Data shown =>
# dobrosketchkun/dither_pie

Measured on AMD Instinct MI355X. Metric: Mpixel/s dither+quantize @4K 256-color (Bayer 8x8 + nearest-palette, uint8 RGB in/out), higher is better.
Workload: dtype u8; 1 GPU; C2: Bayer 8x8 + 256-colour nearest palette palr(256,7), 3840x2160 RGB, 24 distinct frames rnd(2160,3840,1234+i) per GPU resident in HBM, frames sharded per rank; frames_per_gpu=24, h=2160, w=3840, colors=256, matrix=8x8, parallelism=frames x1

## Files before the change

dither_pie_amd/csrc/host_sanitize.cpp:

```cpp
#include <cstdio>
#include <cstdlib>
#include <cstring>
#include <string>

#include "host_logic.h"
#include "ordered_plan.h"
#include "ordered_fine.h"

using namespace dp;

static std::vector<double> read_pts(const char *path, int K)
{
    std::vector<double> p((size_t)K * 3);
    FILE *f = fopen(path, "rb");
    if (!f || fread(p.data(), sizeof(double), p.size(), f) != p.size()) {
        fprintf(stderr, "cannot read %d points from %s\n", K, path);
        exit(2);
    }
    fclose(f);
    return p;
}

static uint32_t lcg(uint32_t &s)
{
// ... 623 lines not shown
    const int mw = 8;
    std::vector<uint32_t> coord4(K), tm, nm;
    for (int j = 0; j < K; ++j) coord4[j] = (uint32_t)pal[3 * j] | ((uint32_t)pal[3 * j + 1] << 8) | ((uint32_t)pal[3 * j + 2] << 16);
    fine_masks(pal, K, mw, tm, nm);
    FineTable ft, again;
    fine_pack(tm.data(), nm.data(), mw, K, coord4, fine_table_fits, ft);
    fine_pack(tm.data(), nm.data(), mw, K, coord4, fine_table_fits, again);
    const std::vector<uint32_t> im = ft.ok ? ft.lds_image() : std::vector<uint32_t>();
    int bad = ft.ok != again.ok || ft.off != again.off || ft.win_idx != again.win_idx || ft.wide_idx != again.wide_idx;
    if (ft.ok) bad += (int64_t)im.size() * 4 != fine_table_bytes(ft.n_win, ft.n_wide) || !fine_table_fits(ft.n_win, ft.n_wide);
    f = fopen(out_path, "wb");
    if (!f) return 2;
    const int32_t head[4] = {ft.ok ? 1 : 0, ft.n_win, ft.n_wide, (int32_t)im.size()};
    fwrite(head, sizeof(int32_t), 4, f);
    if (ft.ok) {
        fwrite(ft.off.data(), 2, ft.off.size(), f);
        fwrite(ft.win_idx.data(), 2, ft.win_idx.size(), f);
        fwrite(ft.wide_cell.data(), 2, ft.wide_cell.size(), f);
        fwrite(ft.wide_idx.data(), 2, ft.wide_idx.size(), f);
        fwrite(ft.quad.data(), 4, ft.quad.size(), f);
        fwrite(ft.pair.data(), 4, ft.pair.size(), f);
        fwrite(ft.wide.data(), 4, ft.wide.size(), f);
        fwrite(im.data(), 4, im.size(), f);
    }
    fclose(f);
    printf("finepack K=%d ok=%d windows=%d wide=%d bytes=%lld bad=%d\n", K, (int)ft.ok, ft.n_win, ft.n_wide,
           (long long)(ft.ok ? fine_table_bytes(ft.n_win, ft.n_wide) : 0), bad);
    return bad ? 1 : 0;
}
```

Task goal => Please transcribe each entry exactly, keeping every word as it is.

Answer for the task =>
# dobrosketchkun/dither_pie

Measured on AMD Instinct MI355X. Metric: Mpixel/s dither+quantize @4K 256-color (Bayer 8x8 + nearest-palette, uint8 RGB in/out), higher is better.
Workload: dtype u8; 1 GPU; C2: Bayer 8x8 + 256-colour nearest palette palr(256,7), 3840x2160 RGB, 24 distinct frames rnd(2160,3840,1234+i) per GPU resident in HBM, frames sharded per rank; frames_per_gpu=24, h=2160, w=3840, colors=256, matrix=8x8, parallelism=frames x1

## Files before the change

dither_pie_amd/csrc/host_sanitize.cpp:

```cpp
#include <cstdio>
#include <cstdlib>
#include <cstring>
#include <string>

#include "host_logic.h"
#include "ordered_plan.h"
#include "ordered_fine.h"

using namespace dp;

static std::vector<double> read_pts(const char *path, int K)
{
    std::vector<double> p((size_t)K * 3);
    FILE *f = fopen(path, "rb");
    if (!f || fread(p.data(), sizeof(double), p.size(), f) != p.size()) {
        fprintf(stderr, "cannot read %d points from %s\n", K, path);
        exit(2);
    }
    fclose(f);
    return p;
}

static uint32_t lcg(uint32_t &s)
{
// ... 623 lines not shown
    const int mw = 8;
    std::vector<uint32_t> coord4(K), tm, nm;
    for (int j = 0; j < K; ++j) coord4[j] = (uint32_t)pal[3 * j] | ((uint32_t)pal[3 * j + 1] << 8) | ((uint32_t)pal[3 * j + 2] << 16);
    fine_masks(pal, K, mw, tm, nm);
    FineTable ft, again;
    fine_pack(tm.data(), nm.data(), mw, K, coord4, fine_table_fits, ft);
    fine_pack(tm.data(), nm.data(), mw, K, coord4, fine_table_fits, again);
    const std::vector<uint32_t> im = ft.ok ? ft.lds_image() : std::vector<uint32_t>();
    int bad = ft.ok != again.ok || ft.off != again.off || ft.win_idx != again.win_idx || ft.wide_idx != again.wide_idx;
    if (ft.ok) bad += (int64_t)im.size() * 4 != fine_table_bytes(ft.n_win, ft.n_wide) || !fine_table_fits(ft.n_win, ft.n_wide);
    f = fopen(out_path, "wb");
    if (!f) return 2;
    const int32_t head[4] = {ft.ok ? 1 : 0, ft.n_win, ft.n_wide, (int32_t)im.size()};
    fwrite(head, sizeof(int32_t), 4, f);
    if (ft.ok) {
        fwrite(ft.off.data(), 2, ft.off.size(), f);
        fwrite(ft.win_idx.data(), 2, ft.win_idx.size(), f);
        fwrite(ft.wide_cell.data(), 2, ft.wide_cell.size(), f);
        fwrite(ft.wide_idx.data(), 2, ft.wide_idx.size(), f);
        fwrite(ft.quad.data(), 4, ft.quad.size(), f);
        fwrite(ft.pair.data(), 4, ft.pair.size(), f);
        fwrite(ft.wide.data(), 4, ft.wide.size(), f);
        fwrite(im.data(), 4, im.size(), f);
    }
    fclose(f);
    printf("finepack K=%d ok=%d windows=%d wide=%d bytes=%lld bad=%d\n", K, (int)ft.ok, ft.n_win, ft.n_wide,
           (long long)(ft.ok ? fine_table_bytes(ft.n_win, ft.n_wide) : 0), bad);
    return bad ? 1 : 0;
}
```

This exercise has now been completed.